Son Bakanlar Kurulu kararlarından sonra sosyal medya yine haraketlendi.

Özellikle KKTC’ de eğitim gören ve Haziran ayında Türkiyeden KKTC ‘ye gelmek isteyen öğrenciler için 14 günlük karantina süresinin masraflarının öğrencilere ait olması ile ile ilgili karar ortalığı kaynattı.

Market saatlerine itiraz edenlerden tutunda ülkeye hangi şartlarda gelinmesine kadar itiraz edenler var.

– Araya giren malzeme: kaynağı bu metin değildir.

# stefanopini/simple-HRNet

Hardware: AMD Instinct MI355X
Metric: person-crops/sec HRNet-W48 384x288 (model forward + heat-map decode) (higher is better)
Workload: dtype bf16; 1 GPU; HRNet-W48 384x288, batch=256 random crops per GPU, bf16 MFMA (BASELINE configs[2]); global_batch=256, micro_batch=256, lanes_per_gpu=1, parallelism=dp1 (crop sharding, RCCL all-gather of keypoints), weights=random-init seeded (synth_state_dict seed 0), BN stats randomised, engine_switches=

## Files before the change

### include/hrnet_mi355.h

```cpp
#ifndef HRNET_MI355_H
#define HRNET_MI355_H

#include <stddef.h>
#include <stdint.h>

#ifdef __cplusplus
extern "C" {
#endif

typedef struct hrn_ctx *hrn_handle;

enum { HRN_F32 = 0, HRN_BF16 = 1, HRN_F16 = 2 };
enum { HRN_BOX_I32 = 0, HRN_BOX_F32 = 1 };
enum { HRN_T_F32 = 0, HRN_T_I64 = 1 };

typedef struct {
    const char *name;
    const void *data;
    int32_t ndim;
    int64_t dims[4];
    int32_t dtype;
} hrn_tensor_desc;

typedef struct {
// ... 70 lines not shown
int hrn_preprocess_frames_yuv_dev(hrn_handle h, const hrn_yuv_frame *frames_host, int nframes, const float *dets_dev,
                                  int det_stride, const int32_t *frame_index_host, int n, int variant, float *images_dev,
                                  int32_t *boxes_dev, int32_t *status_dev, void *stream);

#define HRN_MAX_TRACKED 256
int hrn_associate_people(int P, const int32_t *cur_start, const int32_t *prev_start, int J, int32_t *boxes, float *pts,
                         const int32_t *prev_boxes, const float *prev_pts, const int32_t *prev_ids, int32_t *next_id, double pose_alpha,
                         double similarity_threshold, double smoothing_alpha, int32_t *ids, int32_t *match, int32_t *status);
const char *hrn_associate_people_last_error(void);
int hrn_associate_people_dev(hrn_handle h, int P, const int32_t *cur_start_host, const int32_t *prev_start_host, int J,
                             int32_t *boxes_dev, float *pts_dev, const int32_t *prev_boxes_dev, const float *prev_pts_dev,
                             const int32_t *prev_ids_dev, int32_t *next_id_dev, double pose_alpha, double similarity_threshold,
                             double smoothing_alpha, int32_t *ids_dev, int32_t *match_dev, int32_t *status_dev, void *stream);
int hrn_assoc_exp(const double *x, int n, double *out);
int hrn_associate_similarity(const int32_t *boxes, const float *pts, int n, const int32_t *prev_boxes, const float *prev_pts, int m, int J,
                             double pose_alpha, double *cost_out , float *sim_out );

#define HRN_POSE_NMS_SOFT 1
#define HRN_POSE_NMS_SUPPRESS 2
#define HRN_POSE_NMS_ENGINE 4
int hrn_pose_nms(int P, const int32_t *start, int J, int flags, void *kpts, void *areas, const void *scores, double thresh,
                 double in_vis_thre, double rescore_thre, const double *sigmas, int32_t *keep, int32_t *num, double *scores_out,
                 int32_t *suppressor, int32_t *status);
const char *hrn_pose_nms_last_error(void);
int hrn_pose_nms_dev(hrn_handle h, int P, const int32_t *start_host, int J, int flags, void *kpts_dev, void *areas_dev,
                     const void *scores_dev, double thresh, double in_vis_thre, double rescore_thre, const double *sigmas_dev,
                     int32_t *keep_dev, int32_t *num_dev, double *scores_out_dev, int32_t *suppressor_dev, int32_t *status_dev,
                     void *stream);
int hrn_pose_nms_oks_row(int n, int J, int flags, const void *kpts, const void *areas, int g, double in_vis_thre, const double *sigmas,
                         double *oks_out );

enum { HRN_PIX_BGR = 0 };
typedef struct { uint8_t *y, *u, *v;
                 int32_t height, width, pitch_y, pitch_c, format, matrix, range; } hrn_canvas;
int hrn_draw_poses(hrn_handle h, const hrn_canvas *canvases_host, int nframes, const float *pts_dev, int n, int J,
                   const int32_t *frame_index_host , const int32_t *skeleton_host, int K,
                   const uint8_t *point_colors_host, int Cp, const uint8_t *bone_colors_host, int Cb,
                   const int32_t *person_index_host , int radius ,
                   int thickness, float threshold, void *stream);
int hrn_draw_poses_ids_dev(hrn_handle h, const hrn_canvas *canvases_host, int nframes, const float *pts_dev, int n, int J,
                           const int32_t *frame_index_host, const int32_t *skeleton_host, int K, const uint8_t *point_colors_host,
                           int Cp, const uint8_t *bone_colors_host, int Cb, const int32_t *person_index_dev, int radius,
                           int thickness, float threshold, void *stream);
int hrn_yuv_from_bgr(int matrix, int range, const uint8_t *bgr , int n, uint8_t *yuv_out );

enum { HRN_LETTERBOX_MAX_SIDE = 0, HRN_LETTERBOX_MIN_RATIO = 1 };
enum { HRN_LB_F32 = 0, HRN_LB_F16 = 1, HRN_LB_BF16 = 2, HRN_LB_U8_HWC = 3 };
enum { HRN_LB_RGB = 0, HRN_LB_BGR = 1 };
enum { HRN_DET_COMPACT = 1 };
enum { HRN_DET_MAX_CLASSES = 16 };
typedef struct { int32_t new_w, new_h, left, top; double ratio_w, ratio_h, dw, dh; } hrn_letterbox;
int hrn_letterbox_geometry(int rule, const int32_t *frame_hw , int n, int out_h, int out_w,
                           hrn_letterbox *out );
const char *hrn_letterbox_last_error(void);
int hrn_letterbox_frames(hrn_handle h, const hrn_frame *frames_host, int n, int rule, int out_h, int out_w,
                         const uint8_t *pad , int order, int form, void *out_dev, hrn_letterbox *geometry_host ,
                         void *stream);
int hrn_letterbox_frames_yuv(hrn_handle h, const hrn_yuv_frame *frames_host, int n, int rule, int out_h, int out_w,
                             const uint8_t *pad , int order, int form, void *out_dev,
                             hrn_letterbox *geometry_host , void *stream);
int hrn_detections_to_frame(int rule, const float *dets, int det_stride, const int32_t *start , int P,
                            const hrn_letterbox *geometry, const int32_t *frame_hw , int out_h, int out_w,
                            int conf_col, float conf_thres, int class_col, const int32_t *classes, int nclasses, int flags,
                            float *dets_out, int32_t *counts_out , int32_t *status_out );
int hrn_detections_to_frame_dev(hrn_handle h, int rule, const float *dets_dev, int det_stride, const int32_t *start_host, int P,
                                const hrn_letterbox *geometry_host, const int32_t *frame_hw_host, int out_h, int out_w,
                                int conf_col, float conf_thres, int class_col, const int32_t *classes_host, int nclasses, int flags,
                                float *dets_out_dev, int32_t *counts_dev, int32_t *status_dev, void *stream);

enum { HRN_ROTATE_90_CW = 0, HRN_ROTATE_180 = 1, HRN_ROTATE_90_CCW = 2 };
int hrn_rotate_frames(hrn_handle h, const hrn_canvas *src_host, const hrn_canvas *dst_host, int nframes,
                      const int32_t *codes_host , void *stream);
int hrn_rotate_people(int n, int J, const int32_t *frame_hw , int per_person_hw,
                      const int32_t *codes , int per_person_code,
                      const float *pts , const int32_t *boxes ,
                      float *pts_out, int32_t *boxes_out);
const char *hrn_rotate_people_last_error(void);
int hrn_rotate_people_dev(hrn_handle h, int n, int J, const int32_t *frame_hw_host, int per_person_hw,
                          const int32_t *codes_host, int per_person_code, const float *pts_dev, const int32_t *boxes_dev,
                          float *pts_out_dev, int32_t *boxes_out_dev, void *stream);
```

Tabii birde okuduğunu anlamayanlar.Kararların aslında salgının ülkemiz dışındaki sürecine bakılarak gün ve gün tekrar değerlendirilerek alındığını algılamakta zorlananlar var.

Çoğu klavye kahramanı .

Birde Jurnalciler ve Troller var.

Herkes ilk önce kendi işinin hallolmasını istiyor.

Olmadı mı.Vurun abalıya.

Bereket Alınan kararları akıl ve mantık ile yorumlayıp ayar verenlerde yok değil.Yoksa Allah muhafaza ortalığı kan gölüne çevirecek olanlar hazır kıta halinde bekliyor.

Hala ‘’ Sizi biz kurtardık bunun için bize herşey mübah ‘’ psikozundan kurtulamayıp Türkiyeli Türk, KıbrıslıTürk ayrımcılığını körükleyenlerin ise Türk olduğunu düşünmüyorum.Müslüman ise hiç değiller.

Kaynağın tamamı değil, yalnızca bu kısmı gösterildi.